Are vendor security incidents (breaches, outages, contract violations) logged, root-caused, and used to refine the programme?
Demonstrate that the organization maintains a complete, up-to-date vendor security incident log with documented root cause analyses and evidence of process improvements derived from incident patterns.
Description
What this control does
This control ensures that security incidents involving third-party vendors—including data breaches, service outages, and contractual security violations—are formally documented in an incident tracking system, subjected to root cause analysis, and systematically reviewed to improve vendor risk management processes. The control establishes a feedback loop where vendor-related incidents trigger updates to vendor assessments, contractual language, security requirements, or monitoring practices. Organizations maintain a vendor incident register that captures incident metadata, impact analysis, vendor response time, remediation actions, and lessons learned, which inform future vendor selection, due diligence criteria, and ongoing monitoring protocols.
Control objective
What auditing this proves
Demonstrate that the organization maintains a complete, up-to-date vendor security incident log with documented root cause analyses and evidence of process improvements derived from incident patterns.
Associated risks
Risks this control addresses
- Repeated vendor breaches exposing customer data through the same attack vectors due to lack of pattern recognition and preventive action
- Undetected systemic vendor security weaknesses leading to cascading failures across multiple customer environments
- Failure to exercise contractual remedies or termination rights following vendor security violations due to inadequate incident documentation
- Regulatory non-compliance and penalties when vendor incidents affecting personal data are not properly tracked and reported to authorities
- Continuation of high-risk vendor relationships without awareness of incident history during contract renewals
- Ineffective vendor risk assessments that fail to incorporate actual incident data, leading to inaccurate risk ratings
- Loss of institutional knowledge regarding vendor security performance when staff turnover occurs without centralized incident records
Testing procedure
How an auditor verifies this control
- Obtain the vendor incident register or tracking system and verify it includes fields for incident type, affected vendor, date, impact severity, root cause, and corrective actions.
- Request the organization's vendor incident management procedure and confirm it defines criteria for what constitutes a reportable vendor security incident, escalation paths, and root cause analysis requirements.
- Select a sample of 10-15 known vendor security incidents from the past 24 months by cross-referencing vendor communications, breach notification emails, service status pages, and internal security team records.
- Verify each sampled incident appears in the vendor incident register with complete metadata including impact assessment, timeline, and vendor response documentation.

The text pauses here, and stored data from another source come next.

# kubeflow/Code-Intelligence

Measured on AMD Instinct MI355X. Metric: LM tokens/sec (whole node), higher is better.
Workload: dtype bf16; 1 GPU; model=AWD-LSTM 4x2400 emb800 vocab60000, global_batch=512, seq_len=512, parallelism=dp1, device=MI355X

## Files before the change

code_intelligence_amd/ops/crossentropy.py:

```python
from __future__ import annotations

import os

import torch
from torch import Tensor

from . import extension as ext

__all__ = ["tied_decoder_ce", "TiedDecoderCE"]

_EMPTY = {}


def _empty_f32(device) -> Tensor:
    key = str(device)
    if key not in _EMPTY:
        _EMPTY[key] = torch.empty(0, dtype=torch.float32, device=device)
    return _EMPTY[key]


def _fp8r_enabled() -> bool:
    return os.environ.get("CI_CE_FP8R", "1") == "1"


_STORE = 448.0

_ce_side = None


def _ce_side_stream():
    global _ce_side
    if _ce_side is None:
        _ce_side = torch.cuda.Stream()
    return _ce_side


def _ce_overlap_enabled() -> bool:
    return os.environ.get("CI_CE_2STREAM", "0") == "1"


class _FusedCEFp8Function(torch.autograd.Function):

    @staticmethod
    def forward(ctx, h: Tensor, weight: Tensor, bias: Tensor, targets: Tensor):
        lib = ext.require()
        f8 = torch.float8_e4m3fn
        N, H = h.shape
        V = weight.shape[0]
        C = int(os.environ.get("CI_CE_CHUNK", _FusedCEFunction.CHUNK))
        dev = h.device
        lse = torch.empty(N, dtype=torch.float32, device=dev)
        tgt_logit = torch.empty(N, dtype=torch.float32, device=dev)
        b32 = bias.to(torch.float32) if bias is not None else _empty_f32(dev)
        tgt64 = targets.to(torch.int64)
        sa = (h.detach().abs().amax().float() / 448.0).clamp_min(1e-12)
        sw = (weight.detach().abs().amax().float() / 448.0).clamp_min(1e-12)
        h8 = torch.empty(h.shape, dtype=f8, device=dev)
        lib.quantize_e4m3(h.detach().contiguous(), h8, sa)
        w8 = torch.empty(weight.shape, dtype=f8, device=dev)
        lib.quantize_e4m3(weight.detach().contiguous(), w8, sw)
        w8_t = w8.t()
        w_t = weight.t()
        logits_full = None
        if os.environ.get("CI_CE_SAVE_LOGITS", "1") != "0":
            try:
                logits_full = torch.empty(N, V, dtype=h.dtype, device=dev)
            except torch.cuda.OutOfMemoryError:
                pass
        scratch = None if logits_full is not None else \
            torch.empty(min(C, N), V, dtype=h.dtype, device=dev)
        for s in range(0, N, C):
            e = min(N, s + C)
            logits = logits_full[s:e] if logits_full is not None \
                else scratch[: e - s]
            if (e - s) % 16 == 0 and H % 16 == 0 and V % 16 == 0:
                torch._scaled_mm(h8[s:e], w8_t, scale_a=sa, scale_b=sw,
                                 out_dtype=h.dtype, out=logits)
            else:
                torch.mm(h[s:e], w_t, out=logits)
            lib.ce_rowstats(logits, tgt64[s:e], b32, lse[s:e],
                            tgt_logit[s:e])
        wrows = weight.detach()[tgt64]
        tgt_logit = (h.detach() * wrows).sum(dim=1, dtype=torch.float32)
        if bias is not None:
            tgt_logit = tgt_logit + b32[tgt64]
        loss = (lse - tgt_logit).mean()
        ctx.save_for_backward(h, weight, b32, tgt64, lse, w8, sw)
        ctx.logits_full = logits_full
        ctx.has_bias = bias is not None
        ctx.bias_dtype = bias.dtype if bias is not None else None
        return loss

    @staticmethod
    def backward(ctx, dloss: Tensor):
        lib = ext.require()
        f8 = torch.float8_e4m3fn
        h, weight, b32, targets, lse, w8, sw = ctx.saved_tensors
        logits_full = ctx.logits_full
        ctx.logits_full = None
        has_bias = ctx.has_bias
        N, H = h.shape
        V = weight.shape[0]
        C = _FusedCEFunction.CHUNK
        dev = h.device
        dh = torch.empty_like(h)
        scale = (dloss / N).to(torch.float32).reshape(1)
        sc_over_store = (scale.reshape(()) / _STORE)
        scratch8 = torch.empty(min(C, N), V, dtype=f8, device=dev)
        Haug = H + 16 if has_bias else H
        h_aug = h
        if has_bias:
            h_aug = torch.zeros(N, Haug, dtype=h.dtype, device=dev)
            h_aug[:, :H] = h
            h_aug[:, H] = 1
        dw_aug = torch.zeros(V, Haug, dtype=torch.float32, device=dev)
        recompute = None if logits_full is not None else \
            torch.empty(min(C, N), V, dtype=h.dtype, device=dev)
        w8_cm = w8.t().contiguous().t()
        w_t = weight.t()
        bias_arg = b32 if has_bias else _empty_f32(dev)
        overlap = _ce_overlap_enabled() and logits_full is not None
        side = _ce_side_stream() if overlap else None
        main = torch.cuda.current_stream() if overlap else None
        for s in range(0, N, C):
            e = min(N, s + C)
            c = e - s
            if logits_full is not None:
                dlog = logits_full[s:e]
            else:
                dlog = recompute[:c]
                torch.mm(h[s:e], w_t, out=dlog)
            lib.ce_dlogits_dual(dlog, targets[s:e], bias_arg, lse[s:e],
                                scale, scratch8, _STORE)
            if c % 16 == 0 and H % 16 == 0 and V % 16 == 0:
                torch._scaled_mm(scratch8[:c], w8_cm, scale_a=sc_over_store,
                                 scale_b=sw, out_dtype=h.dtype, out=dh[s:e])
            else:
                torch.mm(dlog, weight, out=dh[s:e])
            if overlap:
                side.wait_stream(main)
                with torch.cuda.stream(side):
                    dw_aug += torch.mm(dlog.t(), h_aug[s:e])
            else:
                dw_aug += torch.mm(dlog.t(), h_aug[s:e])
        if overlap:
            main.wait_stream(side)
        dw = dw_aug[:, :H]
        db = dw_aug[:, H] if has_bias else None
        return (dh, dw.to(weight.dtype),
                db.to(ctx.bias_dtype) if has_bias else None, None)
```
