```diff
@@ -421,9 +498,11 @@
         tile(smem + slot * WG8_SLOT_BYTES, 0u, std::false_type());
         __syncthreads();
     }
+    EpiOperands<EPI_PARTIAL> eo;
+    epi_fetch<EPI_PARTIAL, 2>(p, eo, m0 + wm, n0 + wn, lane);
 #pragma unroll
     for (int mi = 0; mi < 2; ++mi) {
-        strip_epilogue<EPI_PARTIAL>(p, acc, mi, smem, wave, lane, m0 + wm + 32 * mi, n0 + wn);
+        strip_epilogue<EPI_PARTIAL>(p, acc, mi, smem, wave, lane, m0 + wm + 32 * mi, n0 + wn, eo);
         if constexpr (COLSUM) {
             const int m = m0 + wm + 32 * mi + (lane & 31);
             if (do_colsum && (lane >> 5) == 0 && m < p.M) store_partial_colsum(p, m, accs[mi][0]);
@@ -501,27 +580,39 @@
 #pragma unroll
             for (int r = 0; r < 16; ++r) acc[i][j][r] = 0.f;
 
+    auto mma_tile = [&]() __attribute__((always_inline)) {
+#pragma unroll
+        for (int ks = 0; ks < BK / 16; ++ks) {
+            bf16x8 fa[2], fb[2];
+#pragma unroll
+            for (int i = 0; i < 2; ++i) fa[i] = IO::frag(tA, wm + 32 * i, ks, lane);
+#pragma unroll
+            for (int i = 0; i < 2; ++i) fb[i] = IO::frag(tB, wn + 32 * i, ks, lane);
+#pragma unroll
+            for (int ni = 0; ni < 2; ++ni)
+#pragma unroll
+                for (int mi = 0; mi < 2; ++mi)
+                    acc[ni][mi] = __builtin_amdgcn_mfma_f32_32x32x16_bf16(fb[ni], fa[mi], acc[ni][mi], 0, 0, 0);
+        }
+    };
     const int nk = p.K / BK;
-    for (int kt = 0; kt < nk; ++kt) {
+    for (int kt = 0; kt + 1 < nk; ++kt) {
         if (kt > 0) __syncthreads();
         dl.load(kt, tA, tB, wave);
-#pragma unroll
-        for (int ks = 0; ks < BK / 16; ++ks) {
-            bf16x8 fa[2], fb[2];
-#pragma unroll
-            for (int i = 0; i < 2; ++i) fa[i] = IO::frag(tA, wm + 32 * i, ks, lane);
-#pragma unroll
-            for (int i = 0; i < 2; ++i) fb[i] = IO::frag(tB, wn + 32 * i, ks, lane);
-#pragma unroll
-            for (int ni = 0; ni < 2; ++ni)
-#pragma unroll
-                for (int mi = 0; mi < 2; ++mi)
-                    acc[ni][mi] = __builtin_amdgcn_mfma_f32_32x32x16_bf16(fb[ni], fa[mi], acc[ni][mi], 0, 0, 0);
-        }
-    }
+        mma_tile();
+    }
+    if (nk > 1) __syncthreads();
+    dl.load(nk - 1, tA, tB, wave);
+    EpiOperands<EPI> eo;
+    if constexpr (PPF_EPI_PREFETCH) epi_fetch<EPI, 2>(p, eo, m0 + wm, n0 + wn, lane);
+    __builtin_amdgcn_sched_barrier(0);
+    mma_tile();
+    __builtin_amdgcn_sched_barrier(0);
     __syncthreads();
-#pragma unroll
-    for (int mi = 0; mi < 2; ++mi) strip_epilogue<EPI>(p, acc, mi, smem, wave, lane, m0 + wm + 32 * mi, n0 + wn);
+    if constexpr (!PPF_EPI_PREFETCH) epi_fetch<EPI, 2>(p, eo, m0 + wm, n0 + wn, lane);
+    epi_operands_wait();
+#pragma unroll
+    for (int mi = 0; mi < 2; ++mi) strip_epilogue<EPI>(p, acc, mi, smem, wave, lane, m0 + wm + 32 * mi, n0 + wn, eo);
 }
 
 template <int EPI>
diff --git a/protopformer_amd/csrc/gemm_common.h b/protopformer_amd/csrc/gemm_common.h
--- a/protopformer_amd/csrc/gemm_common.h
+++ b/protopformer_amd/csrc/gemm_common.h
@@ -173,5 +173,13 @@
     }
 }
 
+template <int EPI>
+struct EpiOperands {
+    float4 c0, c1;
+    uint32_t aux[2][8];
+};
+template <int EPI> struct EpiHasOperands { static constexpr bool value = (EPI != EPI_ATOMIC && EPI != EPI_PARTIAL); };
+
+__device__ __forceinline__ void epi_operands_wait() { __builtin_amdgcn_s_waitcnt(0x0F70); }
 
 }
```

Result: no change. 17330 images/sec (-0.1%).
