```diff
@@ -367,7 +366,7 @@
                     const uint32_t w0 = t[(dy - 3) * P], w1 = t[(dy - 3) * P + 1], w2 = t[(dy - 3) * P + 2];
                     R[dy][0] = __builtin_amdgcn_alignbyte(w1, w0, sh); R[dy][1] = __builtin_amdgcn_alignbyte(w2, w1, sh); R[dy][2] = __builtin_amdgcn_alignbyte(0u, w2, sh);
                 }
-                const uint32_t s0 = fast_pair_score<0>(R, th2);
+                const uint32_t s0 = fast_pair_score<0>(R, th2, kb, kd);
                 const int px = 4 * ge + (int)sh;
                 uint32_t v = __builtin_amdgcn_perm(0u, s0, 0x0c0c0200u);
                 if (px + 1 >= iw) v &= 0xFFu;
@@ -446,7 +445,7 @@
         const int x = __ffsll((long long)mask) - 1;
         mask &= mask - 1;
         if (off < L.cell_cap)
-            out[off] = (uint32_t)(iniX + x + 3 - CORB_MIN_BORDER) | ((uint32_t)(iniY + lane + 3 - CORB_MIN_BORDER) << 12) |
+            out[off] = (uint32_t)(ox + x) | ((uint32_t)(oy + lane) << 12) |
                        ((uint32_t)scb[(lane + 3) * TP + x + 4] << 24);
         off++;
     }
```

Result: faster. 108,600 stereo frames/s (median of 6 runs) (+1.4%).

- Review root cause analysis reports for at least 5 significant vendor incidents and confirm they identify underlying causes beyond immediate symptoms, include contributing factors, and specify preventive measures.
- Trace at least 3 vendor incidents forward to evidence of programme refinement by identifying corresponding changes to vendor risk assessments, contract templates, SLA requirements, security questionnaires, or monitoring procedures.
- Interview vendor risk management personnel to confirm incident data is reviewed during periodic vendor risk reviews and contract renewal decisions, requesting meeting minutes or decision records as evidence.
- Examine the most recent update to the vendor risk management programme or policy and verify it references incident trends or specific lessons learned from vendor security events.